D’une part, il est probable qu’à l’avenir et en Suisse, il continuera à y avoir des cas controversés de whistleblowing d’une grande importance médiatique, ce qui soulèvera à nouveau la question d’une réglementation adéquate. En outre, l’expérience du droit commercial des dernières décennies nous a appris que les différences substantielles entre le droit commercial suisse et le droit commercial étranger ne sont pas durables. L’expérience a montré que les États étrangers ne déréglementent pas selon le niveau suisse, mais bien vice versa.
La protection des whistleblower aux États-Unis s’en tient au droit commercial américain expansif
Nous le savons : diverses parties du droit économique américain ont un effet extraterritorial : il en va ainsi du droit fiscal américain, du droit américain des sanctions, du droit américain des valeurs mobilières et du droit américain de la corruption. Toutes ces réglementations sont associées à des programmes visant à protéger et à récompenser les whistleblower. Dans la mesure où ces complexes de normes américaines sont applicables à une partie des activités d’une entreprise suisse, les règles de whistleblowing y relatives s’appliquent en même temps, y compris les programmes de récompenses financières pour les whistleblowers. Cela signifie, comme le montre le cas Birkenfeld à titre d’exemple, que les whistleblowers des entreprises suisses peuvent s’adresser directement aux autorités américaines en cas d’éventuelles violations de la loi américaine et entrer ainsi dans le champ d’application de la loi américaine sur les whistleblowers. Il est vrai, la protection du droit du travail qui y est associée ne s’étendra pas juridiquement aux contrats de travail de droit suisse.
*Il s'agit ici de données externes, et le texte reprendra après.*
+            MI_INV(0) MI_INV(1) MI_INV(2) MI_INV(3) MI_INV(4) MI_INV(5) MI_INV(6) MI_INV(7) MI_INV(8) MI_INV(9) MI_INV(10) MI_INV(11) MI_INV(12) MI_INV(13) MI_INV(14)
+#undef MI_INV
+            if (bad) { if (lane == 0) shflag[0] = 1; }
+            else {
+#pragma unroll
+                for (int q = 0; q < 4; ++q) Xs[l15 + (4 * q + l4) * 17] = x[q];
+                if (l4 == 0 && mine) dinv_s[row] = rsave;
+                if (lane == 0) shflag[1] = neg;
+                if (l4 == 0 && row < m) {
+#pragma unroll
+                    for (int c = 0; c < 16; ++c) {
+                        if (c < kb) { if (l15 > c) F[pk(row, c16 + c)] = w[c]; }
+                        else if (l15 >= c) F[pk(row, c16 + c)] = a[c];
+                    }
+                }
+            }
+        }
+        __syncthreads();
+        if (shflag[0]) { ok = false; break; }
+        {
+            bool big = false;
+            for (int t = b + 1 + wave; t < ntl; t += NW) {
+                const int r = 16 * t + l15;
+                v4f64_ acc = (v4f64_){0.0, 0.0, 0.0, 0.0};
+#pragma unroll
+                for (int u = 0; u < 4; ++u) {
+                    const int p = 4 * u + l4;
+                    const double av = (p < kb && l15 < kb) ? Xs[l15 + p * 17] : 0.0;
+                    const double bv = (r < m && p < kb) ? F[pk(min(r, m - 1), c16 + min(p, kb - 1))] : 0.0;
+                    acc = __builtin_amdgcn_mfma_f64_16x16x4f64(av, bv, acc, 0, 0, 0);
+                }
+#pragma unroll
+                for (int g = 0; g < 4; ++g) {
+                    const int c = l4 + 4 * g;
+                    if (c < kb && r < m) { big |= fabs(acc[g] * dinv_s[c16 + c]) > gmax; F[pk(r, c16 + c)] = acc[g]; }
+                }
+            }
+            if (__ballot(big) != 0ull && lane == 0) shflag[0] = 1;
+        }
+        __syncthreads();
+        if (shflag[0]) { ok = false; break; }
+        {
+            int q = 0;
+            for (int tc = (kb == 16) ? b + 1 : b; tc < ntl; ++tc)
+                for (int ti = max(tc, b + 1); ti < ntl; ++ti, ++q) {
+                    if (q % NW != wave) continue;
+                    v4f64_ acc = (v4f64_){0.0, 0.0, 0.0, 0.0};
+                    const int ri = 16 * ti + l15, rc = 16 * tc + l15;
+#pragma unroll
+                    for (int t = 0; t < 4; ++t) {
+                        const int p = 4 * t + l4, col = c16 + min(p, kb - 1);
+                        const double av = (ri < m && p < kb) ? F[pk(min(ri, m - 1), col)] * dinv_s[col] : 0.0;
+                        const double bv = (rc < m && rc >= c16 + kb && p < kb) ? F[pk(min(max(rc, col), m - 1), col)] : 0.0;
+                        acc = __builtin_amdgcn_mfma_f64_16x16x4f64(av, bv, acc, 0, 0, 0);
+                    }
+                    const int cc = 16 * tc + l15;
+#pragma unroll
+                    for (int g = 0; g < 4; ++g) { const int rr = 16 * ti + l4 + 4 * g; if (rr < m && cc >= c16 + kb && rr >= cc) F[pk(rr, cc)] -= acc[g]; }
+                }
+        }
+        __syncthreads();
+    }
+    if (!ok) { if (tid == 0) { V.fstat[s] = make_int4(0, 0, 0, 0); V.qstat[4] = 1; } return; }
+    double* Lg = V.L + M.panel_off;
+    const size_t ldp = (size_t)M.ldp, ldt = (size_t)M.ldt;
+    for (int c = wave; c < k; c += NW) {
+        const double di = dinv_s[c];
+        for (int i = lane; i < m; i += 64) Lg[i + (size_t)c * ldp] = (i > c) ? F[pk(i, c)] * di : 0.0;
+    }
+    for (int jj = tid; jj < k; jj += NT) { V.dinv[c0 + jj] = dinv_s[jj]; V.doff[c0 + jj] = 0.0; V.ptype[c0 + jj] = 1; V.lperm[c0 + jj] = jj; }
+    double* Cg = V.cb + M.cb_off;
+    for (int c = k + wave; c < m; c += NW)
+        for (int i = c + lane; i < m; i += 64) Cg[(i - k) + (size_t)(c - k) * ldt] = F[pk(i, c)];
+    if (tid == 0) { V.fstat[s] = make_int4(shflag[1], 0, 0, 0); atomicAdd(&V.qstat[3], 1); }
+    constexpr int E = 4096 / NT;
+    double tmp[E];
+#pragma unroll
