@@ -57,7 +57,7 @@
     ll_put_f32(px.peer[threadIdx.x] + kXMaxOff + ((size_t)par * NSB_MAX_PEERS + px.rank) * 16, local, seq);
   float m = -INFINITY;
   if (threadIdx.x < 32) {
-    if ((int)threadIdx.x < px.world) m = ll_get_f32(px.peer[px.rank] + kXMaxOff + ((size_t)par * NSB_MAX_PEERS + threadIdx.x) * 16, seq, px, 0);
+    if ((int)threadIdx.x < px.world) m = ll_get_f32(px.peer[px.rank] + kXMaxOff + ((size_t)par * NSB_MAX_PEERS + threadIdx.x) * 16, seq);
     for (int o = 16; o > 0; o >>= 1) m = fmaxf(m, __shfl_xor_sync(0xffffffffu, m, o));
     if (threadIdx.x == 0) *reinterpret_cast<float*>(s_seq) = m;
   }
@@ -78,7 +78,7 @@
   }
   if ((int)threadIdx.x < n_val) {
     double v = 0.0;
-    for (int r = 0; r < px.world; r++) v += ll_get(px.peer[px.rank] + kXSumOff + ((size_t)par * NSB_MAX_PEERS + r) * kXSumStride + (size_t)threadIdx.x * 16, seq, px, 2);
+    for (int r = 0; r < px.world; r++) v += ll_get(px.peer[px.rank] + kXSumOff + ((size_t)par * NSB_MAX_PEERS + r) * kXSumStride + (size_t)threadIdx.x * 16, seq);
     out[threadIdx.x] = v;
   }
   peer_end(px, 2, seq);
@@ -131,7 +131,7 @@
       double* plain = reinterpret_cast<double*>(px.peer[px.rank] + peer_pool_plain_off(px.max_n));
       for (int i = threadIdx.x; i < n * px.world; i += blockDim.x) {
         const int r = i / n, j = i - r * n;
-        plain[(size_t)r * px.max_n + j] = ll_get(px.peer[px.rank] + kXPoolOff + (((size_t)par * NSB_MAX_PEERS + r) * px.max_n + j) * 16, seq, px, 1);
+        plain[(size_t)r * px.max_n + j] = ll_get(px.peer[px.rank] + kXPoolOff + (((size_t)par * NSB_MAX_PEERS + r) * px.max_n + j) * 16, seq);
       }
       peer_end(px, 1, seq);
       mp = plain;
diff --git a/nice_slam_b200/csrc/nsb_tc.cuh b/nice_slam_b200/csrc/nsb_tc.cuh
--- a/nice_slam_b200/csrc/nsb_tc.cuh
+++ b/nice_slam_b200/csrc/nsb_tc.cuh
@@ -49,7 +49,7 @@
 __device__ __forceinline__ uint32_t acc_acquire() {
   uint32_t smid;
   asm volatile("mov.u32 %0, %%smid;" : "=r"(smid));
-  if (smid >= (uint32_t)kAccMaxSm) { printf("nsb: SM id %u beyond the accumulator pool\n", smid); __trap(); }
+  if (smid >= (uint32_t)kAccMaxSm) __trap();
   const long long t0 = clock64();
   for (;;) {
     for (int k = 0; k < kAccSlotsPerSm; k++) {
@@ -60,7 +60,7 @@
         return (uint32_t)s;
       }
     }
-    if (clock64() - t0 > 4000000000ll) { printf("nsb: no free accumulator slot on SM %u\n", smid); __trap(); }
+    if (clock64() - t0 > 4000000000ll) __trap();
   }
 }
 __device__ __forceinline__ void acc_release(uint32_t slot) { __threadfence(); atomicExch(&g_acc_lock[slot], 0); }
diff --git a/nice_slam_b200/csrc/nsb_tile.cuh b/nice_slam_b200/csrc/nsb_tile.cuh
--- a/nice_slam_b200/csrc/nsb_tile.cuh
+++ b/nice_slam_b200/csrc/nsb_tile.cuh
@@ -33,7 +33,7 @@
   if (mbar_try(bar, parity)) return;
   const long long t0 = clock64();
   while (!mbar_try(bar, parity)) {
-    if (clock64() - t0 > kWaitCycles) { printf("nsb: mbarrier wait timed out (block %d thread %d bar %p parity %u)\n", blockIdx.x, threadIdx.x, (void*)bar, parity); __trap(); }
+    if (clock64() - t0 > kWaitCycles) __trap();
   }
 }
 __device__ __forceinline__ void mbar_arrive(uint64_t* bar) {
@@ -126,7 +126,7 @@
   const long long t0 = clock64();
   while (!mbar_test(bar, parity)) {
     if (threadIdx.x == 0) loader_top_up(I.L, t, I.issued);
-    if (clock64() - t0 > kWaitCycles) { printf("nsb: issuer timed out waiting for operands (block %d)\n", blockIdx.x); __trap(); }
+    if (clock64() - t0 > kWaitCycles) __trap();
   }
 }
 __device__ __forceinline__ const float* issuer_unit(Issuer& I, const TileSmem& t, uint32_t k = 0) {
@@ -169,8 +169,8 @@
     *reinterpret_cast<uint4*>(hi + TM * 32 * 2) = l;
   }
 }
-template <bool H16>
-__device__ __forceinline__ void mma_rows(float (&d)[16], const float* a, int ka0, const float* b, int N, int KB, int c, int ksteps) {
+template <bool H16, int ksteps>
+__device__ __forceinline__ void mma_rows(float (&d)[16], const float* a, int ka0, const float* b, int N, int KB, int c) {
   const uint32_t g = (threadIdx.x >> 7) & 1u;
   const int esz = H16 ? 2 : 4, kcm = H16 ? 8 : 4;
   const uint32_t sbo_a = (32u / kcm) * 128u, sbo_b = (uint32_t)(KB / kcm) * 128u;
@@ -178,7 +178,7 @@
   ah += (uint64_t)((8u * sbo_a * g) >> 4);
   bh += (uint64_t)((4u * sbo_b * (uint32_t)c) >> 4);
   const uint64_t al = ah + (uint64_t)((TM * 32 * esz) >> 4), bl = bh + (uint64_t)((N * KB * esz) >> 4);
-#pragma unroll 1
+#pragma unroll
   for (int ks = 0; ks < ksteps; ks++) {
     const uint64_t o = 16u * (uint64_t)ks;
     if (H16) { tc::wgmma_f16_n32(d, al + o, bh + o); tc::wgmma_f16_n32(d, ah + o, bl + o); tc::wgmma_f16_n32(d, ah + o, bh + o); }
@@ -199,6 +199,10 @@
 __device__ __forceinline__ void zero16(float (&d)[16]) {
 #pragma unroll
   for (int e = 0; e < 16; e++) d[e] = 0.0f;
+}
+__device__ __forceinline__ void zero16_opaque(float (&d)[16]) {
+#pragma unroll
+  for (int e = 0; e < 16; e++) asm volatile("mov.b32 %0, 0;" : "=f"(d[e])::"memory");
 }
 __device__ __forceinline__ void put2(float* hi, int r, int c, float a, float b) {
   float* hp = hi + tc::canon_q(r, c >> 2, 32) + (c & 3);
@@ -317,7 +321,7 @@
     if (half == 0) zero16(d); else ld_frag(p, d);
     tc::wg_fence();
 #pragma unroll
-    for (int u = 0; u < nu; u++) mma_rows<H16>(d, t.a[b], H16 ? 16 * u : 8 * u, issued_unit(I, t, u), 160, H16 ? 16 : 8, c, 1);
+    for (int u = 0; u < nu; u++) mma_rows<H16, 1>(d, t.a[b], H16 ? 16 * u : 8 * u, issued_unit(I, t, u), 160, H16 ? 16 : 8, c);
     tc::wg_commit(); tc::wg_wait0(); tc::fence_acc(d);
     st_frag(p, d);
   }
@@ -334,8 +338,8 @@
   tc::wg_fence();
 #pragma unroll
   for (int u = 0; u < nu; u++) {
-    mma_rows<H16>(d1, t.a[b], 16 * u, issued_unit(I, t, u), 64, H16 ? 32 : 16, 0, 2);
-    mma_rows<H16>(d3, t.a[b], 16 * u, issued_unit(I, t, u), 64, H16 ? 32 : 16, 1, 2);
+    mma_rows<H16, 2>(d1, t.a[b], 16 * u, issued_unit(I, t, u), 64, H16 ? 32 : 16, 0);
+    mma_rows<H16, 2>(d3, t.a[b], 16 * u, issued_unit(I, t, u), 64, H16 ? 32 : 16, 1);
   }
   tc::wg_commit(); tc::wg_wait0(); tc::fence_acc(d1); tc::fence_acc(d3);
   release_units(I, t, nu, t.bars + B_DONE + b);
@@ -351,7 +355,7 @@
     zero16(d1);
   }
   tc::wg_fence();
-  mma_rows<H16>(d1, hbuf, 0, w, 32, 32, 0, H16 ? 2 : 4);
+  mma_rows<H16, H16 ? 2 : 4>(d1, hbuf, 0, w, 32, 32, 0);
   tc::wg_commit();
 }
 
@@ -389,6 +393,7 @@
     if (n >= 2) wait_group(t, n - 2);
     gather_tile<H16>(P.in.grid[0], t.a[n & 1], G.xnc, warp, lane);
     publish(t, n & 1); n++;
+    zero16_opaque(d1); zero16_opaque(d3);
     issue_l0<H16>(I, t, d1, d3);
     mbar_wait_b(t.bars + B_HDR + hb, hdr_parity);
   }
@@ -396,11 +401,10 @@
   float* hbuf = t.a[n & 1];
   const int wg = threadIdx.x >> 7, q = lane & 3;
   const int r0 = 64 * wg + 16 * (warp & 3) + (lane >> 2);
+  float v2[16];
+  if (xyz) ld_frag(d2_frag(0), v2);
 #pragma unroll 1
   for (int i = 0; i < 5; i++) {
-    float v2[16];
-    if (xyz) ld_frag(d2_frag(i), v2);
-    if (i > 0) { tc::wg_wait0(); tc::fence_acc(d1); release_units(I, t, 1); }
     if (threadIdx.x == 0) loader_top_up(I.L, t, I.issued);
     NSB_PH(7);
     uint32_t m0 = 0, m1 = 0;
@@ -448,6 +452,8 @@
     wg_bar_sync();
     issue_h<H16>(I, t, d1, d3, hbuf, i + 1);
     NSB_PH(9);
+    if (xyz) ld_frag(d2_frag(i + 1), v2);
+    tc::wg_wait0(); tc::fence_acc(d1); release_units(I, t, 1);
   }
   NSB_PH(8);
   float s0[4], s1[4];
@@ -526,14 +532,13 @@
 __device__ __forceinline__ void wg_group(WgSmem& w, int part, float* dst, int pitch, int n_rows, bool transposed3 = false) {
   fence_proxy_async();
   __syncthreads();
-  if (threadIdx.x < 128) {
+  if (__shfl_sync(0xffffffffu, threadIdx.x >> 7, 0) == 0) {
     const uint64_t ah = tc::make_desc(w.du, 128u, 4096u), al = ah + (uint64_t)((kWgALo * 4) >> 4);
     const uint64_t bh = tc::make_desc(w.b, 128u, 4096u), bl = bh + (uint64_t)((kWgBLo * 4) >> 4);
     float d[16];
-#pragma unroll
-    for (int e = 0; e < 16; e++) d[e] = 0.0f;
+    zero16_opaque(d);
     tc::wg_fence();
-#pragma unroll 1
+#pragma unroll
     for (int ks = 0; ks < TM / 8; ks++) {
       const uint64_t o = 16u * (uint64_t)ks;
       tc::wgmma_tf32_n32(d, al + o, bh + o); tc::wgmma_tf32_n32(d, ah + o, bl + o); tc::wgmma_tf32_n32(d, ah + o, bh + o);
@@ -603,40 +608,46 @@
   else go[0] = X.gocc[r];
 }
 
-__device__ __forceinline__ void issue_bwd_layer(Issuer& I, const TileSmem& t, int lv, int i, float (&d1)[16], float (&dc)[16], float (&fa)[16]) {
-  const bool xyz = lv != 0;
-  const int ndc = xyz ? op_cd(lv) / 32 : 0, nd1 = i >= 1 ? 1 : 0, ndf = (i == 3 || i == 0) ? op_firstp(lv) / 32 : 0;
-  const int fmax = i == 0 ? 2 : 1;
-  int f0 = 0;
-  int nf = min(ndf, fmax);
-  int nu = ndc + nd1 + nf;
-#pragma unroll 1
-  for (int wave = 0; nu > 0; wave++) {
-    if (nf > 0) { if (i == 0) ld_frag(d2_frag(f0), fa); else zero16(fa); }
-    if (nf > 1) ld_frag(d2_frag(f0 + 1), d1);
-    if (wave == 0) {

Toutefois, une entreprise qui entame une procédure d’enforcement aux États-Unis s’abstiendra, dans son propre intérêt, de prendre des mesures défavorables contre le whistleblower afin de ne pas compromettre sa position dans la procédure.
Conclusion : le statu quo exige également le recours aux whistleblowers.
Même après le rejet de la loi sur la protection des whistleblowers, la Suisse dispose toujours d’une protection juridique : les principes généraux du droit suisse tels que définis par les tribunaux suisses et ceux du droit étranger extraterritorial, en particulier le droit américain, continuent à s’appliquer. Les entreprises suisses ont également tout intérêt à ne pas relâcher leurs efforts, à mettre en place des systèmes d’annonce interne efficaces et à les exploiter sérieusement (cf. l’étude du HTW Chur de mai 2019).